SOURCE INFORMATION Start Marker

struct ScoreSession {
  torch::Tensor cls_nodes, cls_off, feat_col, feat_code, medians;
  torch::Tensor if_nodes, if_off, ref_sorted, rs_off, cat_off;
  torch::Tensor d_codes, d_nums, acc, outs, d_drift, d_ks_scratch;
  size_t drift_bytes = 0, drift_ksd_off = 0;
  torch::Tensor pin_codes, pin_nums, pin_outs, pin_drift;
  torch::Tensor pin_hist, pin_ksd;
  double if_denom{}, if_offset{}, if_threshold{};
  int cls_kind{};
  double cls_bias{};
  int64_t total_bins{}, t_cls{}, t_if{}, capacity{};
  int device_index{};
  hipStream_t stream{};
  hipStream_t stream2{};
  hipEvent_t ev_fork{}, ev_join{};
  hipEvent_t ev_done[2]{};

  int16_t* p_codes(int s) { return pin_codes.data_ptr<int16_t>() + (size_t)s * capacity * N_CAT; }
  float* p_nums(int s) { return pin_nums.data_ptr<float>() + (size_t)s * capacity * N_NUM; }
  double* p_outs(int s) { return pin_outs.data_ptr<double>() + (size_t)s * 3 * capacity; }
  uint8_t* p_drift(int s) { return pin_drift.data_ptr<uint8_t>() + (size_t)s * drift_bytes; }
  int32_t* p_hist(int s) { return reinterpret_cast<int32_t*>(p_drift(s)); }
  float* p_ksd(int s) { return reinterpret_cast<float*>(p_drift(s) + drift_ksd_off); }
  int32_t* d_hist() { return reinterpret_cast<int32_t*>(d_drift.data_ptr<uint8_t>()); }
  float* d_ksd() { return reinterpret_cast<float*>(d_drift.data_ptr<uint8_t>() + drift_ksd_off); }

  ScoreSession(py::dict model, int64_t cap, int dev) : capacity(cap), device_index(dev) {
    c10::hip::HIPGuard guard((c10::DeviceIndex)dev);
    auto devopt = torch::TensorOptions().device(torch::kCUDA, dev);
    auto up_i32 = [&](const char* k) {
      return py::cast<torch::Tensor>(model[k]).to(devopt.dtype(torch::kInt32)).contiguous();
    };
    auto up_f32 = [&](const char* k) {
      return py::cast<torch::Tensor>(model[k]).to(devopt.dtype(torch::kFloat32)).contiguous();
    };
    cls_nodes = up_i32("cls_nodes");
// ... 18 lines not shown

    d_codes = torch::empty({capacity, N_CAT}, devopt.dtype(torch::kInt16));
    d_nums = torch::empty({capacity, N_NUM}, devopt.dtype(torch::kFloat32));
    acc = torch::zeros({2, capacity}, devopt.dtype(torch::kFloat64));
    outs = torch::empty({3, capacity}, devopt.dtype(torch::kFloat64));
    drift_ksd_off = (size_t)total_bins * sizeof(int32_t);
    drift_bytes = drift_ksd_off + (size_t)N_NUM * sizeof(float);
    d_drift = torch::empty({(int64_t)drift_bytes}, devopt.dtype(torch::kUInt8));
    d_ks_scratch = torch::empty({(int64_t)N_NUM * KS_MB_MAX_G},
                                devopt.dtype(torch::kFloat32));

    auto pinned = torch::TensorOptions().pinned_memory(true);
    pin_codes = torch::empty({2, capacity, N_CAT}, pinned.dtype(torch::kInt16));
    pin_nums = torch::empty({2, capacity, N_NUM}, pinned.dtype(torch::kFloat32));
    pin_outs = torch::empty({2, 3, capacity}, pinned.dtype(torch::kFloat64));
    pin_drift = torch::empty({2, (int64_t)drift_bytes}, pinned.dtype(torch::kUInt8));
    pin_hist = pin_drift.slice(1, 0, (int64_t)drift_ksd_off).view(torch::kInt32);
    pin_ksd = pin_drift.slice(1, (int64_t)drift_ksd_off, (int64_t)drift_bytes)
                  .view(torch::kFloat32);

    auto rs = py::cast<torch::Tensor>(model["ref_sorted_offsets"]);
    auto rs_acc = rs.accessor<int32_t, 1>();
    for (int j = 0; j + 1 < rs.size(0); ++j)
      max_ref_len = std::max(max_ref_len, (int64_t)(rs_acc[j + 1] - rs_acc[j]));

    (void)hipFuncSetAttribute(reinterpret_cast<const void*>(&ks_kernel_t<256>),
        hipFuncAttributeMaxDynamicSharedMemorySize, (int)KS_LDS_BYTES);
    (void)hipFuncSetAttribute(reinterpret_cast<const void*>(&ks_kernel_t<512>),
        hipFuncAttributeMaxDynamicSharedMemorySize, (int)KS_LDS_BYTES);
    (void)hipFuncSetAttribute(
        reinterpret_cast<const void*>(&ks_count_mb_kernel_t<512>),
        hipFuncAttributeMaxDynamicSharedMemorySize, (int)KS_LDS_BYTES);

    HIP_CHECK(hipStreamCreateWithFlags(&stream, hipStreamNonBlocking));
    HIP_CHECK(hipStreamCreateWithFlags(&stream2, hipStreamNonBlocking));
    HIP_CHECK(hipEventCreateWithFlags(&ev_fork, hipEventDisableTiming));
    HIP_CHECK(hipEventCreateWithFlags(&ev_join, hipEventDisableTiming));
    HIP_CHECK(hipEventCreateWithFlags(&ev_done[0], hipEventDisableTiming));
    HIP_CHECK(hipEventCreateWithFlags(&ev_done[1], hipEventDisableTiming));
    HIP_CHECK(hipDeviceSynchronize());
  }

  ~ScoreSession() {
    if (stream) {
      (void)hipStreamSynchronize(stream);
      for (auto& kv : graphs) (void)hipGraphExecDestroy(kv.second);
      (void)hipStreamDestroy(stream);
      (void)hipStreamDestroy(stream2);
      (void)hipEventDestroy(ev_fork);
      (void)hipEventDestroy(ev_join);
      (void)hipEventDestroy(ev_done[0]);
      (void)hipEventDestroy(ev_done[1]);
    }
  }

  void record(int b, bool with_drift, int slot) {
    HIP_CHECK(hipMemcpyAsync(d_codes.data_ptr(), p_codes(slot),
        (size_t)b * N_CAT * sizeof(short), hipMemcpyHostToDevice, stream));
    HIP_CHECK(hipMemcpyAsync(d_nums.data_ptr(), p_nums(slot),
        (size_t)b * N_NUM * sizeof(float), hipMemcpyHostToDevice, stream));
    const bool fork_drift = with_drift && b > 64;
    hipStream_t sdrift = fork_drift ? stream2 : stream;
    if (fork_drift) {
      HIP_CHECK(hipEventRecord(ev_fork, stream));
      HIP_CHECK(hipStreamWaitEvent(stream2, ev_fork, 0));
    }
    double* acc_cls = acc.data_ptr<double>();
    double* acc_if = acc_cls + b;

    const int row_blocks = ceil_div(b, BLOCK);
    auto chunks = [&](int64_t t) {
      return std::max(1, std::min(ceil_div(2048, row_blocks), (int)((t + 1) / 2)));
    };
    const int c_cls = chunks(t_cls);
    const int c_if = chunks(t_if);
    hipLaunchKernelGGL(forest_kernel_dual, dim3(row_blocks, c_cls + c_if),
        dim3(BLOCK), 0, stream,
        d_codes.data_ptr<short>(), d_nums.data_ptr<float>(), medians.data_ptr<float>(),
        reinterpret_cast<const int4*>(cls_nodes.data_ptr<int>()),
        cls_off.data_ptr<int>(), (int)t_cls,
        feat_col.data_ptr<int>(), feat_code.data_ptr<int>(),
        reinterpret_cast<const int4*>(if_nodes.data_ptr<int>()),
        if_off.data_ptr<int>(), (int)t_if, c_cls, b, acc_cls, acc_if);

    double* proba = outs.data_ptr<double>();
    hipLaunchKernelGGL(finalize_kernel, dim3(row_blocks), dim3(BLOCK), 0, stream,
        acc_cls, acc_if, b, cls_kind, 1.0 / (double)t_cls, cls_bias,
        if_denom, if_offset, if_threshold,
        proba, proba + b, proba + 2 * b);

    if (with_drift) {
      const int hist_blocks = (b <= 2048) ? 1 : std::min(row_blocks, 1024);
      if (hist_blocks > 1)
        HIP_CHECK(hipMemsetAsync(d_hist(), 0, (size_t)total_bins * sizeof(int), sdrift));
      hipLaunchKernelGGL(cat_hist_kernel, dim3(hist_blocks), dim3(BLOCK),
          (size_t)total_bins * sizeof(int), sdrift,
          d_codes.data_ptr<short>(), b, cat_off.data_ptr<int>(), (int)total_bins,
          d_hist());
      if (b <= KS_COUNT_MAX_ROWS) {
        const size_t smem = (size_t)std::max(b, 512 / 64) * sizeof(float);
        hipLaunchKernelGGL((ks_count_kernel_t<512>), dim3(N_NUM), dim3(512),
            smem, sdrift,
            d_nums.data_ptr<float>(), medians.data_ptr<float>(), N_NUM, b,
            ref_sorted.data_ptr<float>(), rs_off.data_ptr<int64_t>(), d_ksd());
      } else if (std::getenv("CREDITCORE_KS_BITONIC") != nullptr) {
        int m_pow2 = 512 / 64;
        while (m_pow2 < b) m_pow2 <<= 1;
        hipLaunchKernelGGL((ks_kernel_t<512>), dim3(N_NUM), dim3(512),
            (size_t)m_pow2 * sizeof(float), sdrift,
            d_nums.data_ptr<float>(), medians.data_ptr<float>(), N_NUM, b,
            m_pow2, 0, ref_sorted.data_ptr<float>(),
            rs_off.data_ptr<int64_t>(), d_ksd());
      } else {
        const int g = ks_mb_blocks(b);
        const size_t smem = (size_t)std::max(b, 512 / 64) * sizeof(float);
        hipLaunchKernelGGL((ks_count_mb_kernel_t<512>), dim3(N_NUM, g),
// ... 657 lines not shown
    } else if (en < 300.0 && d > 0.0 && d < 1.0 && (en * d) * d >= 2.2) {
      p = std::min(1.0, 2.0 * smirnov_sf((int)en, d));
    } else if (en < 500.0 && en * d * std::sqrt(std::max(d, 0.0)) <= 1.4) {
      p = mtw_sf((int)en, d);
    } else {
      p = pelz_good_sf(d, en);
    }
    pv[ncat + j] = p;
  }
}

SOURCE INFORMATION End Marker

**BRIEF:**
Report how many lines in the material contain "else". Write the number and stop.

**ANSWER TO THE PROBLEM:**
5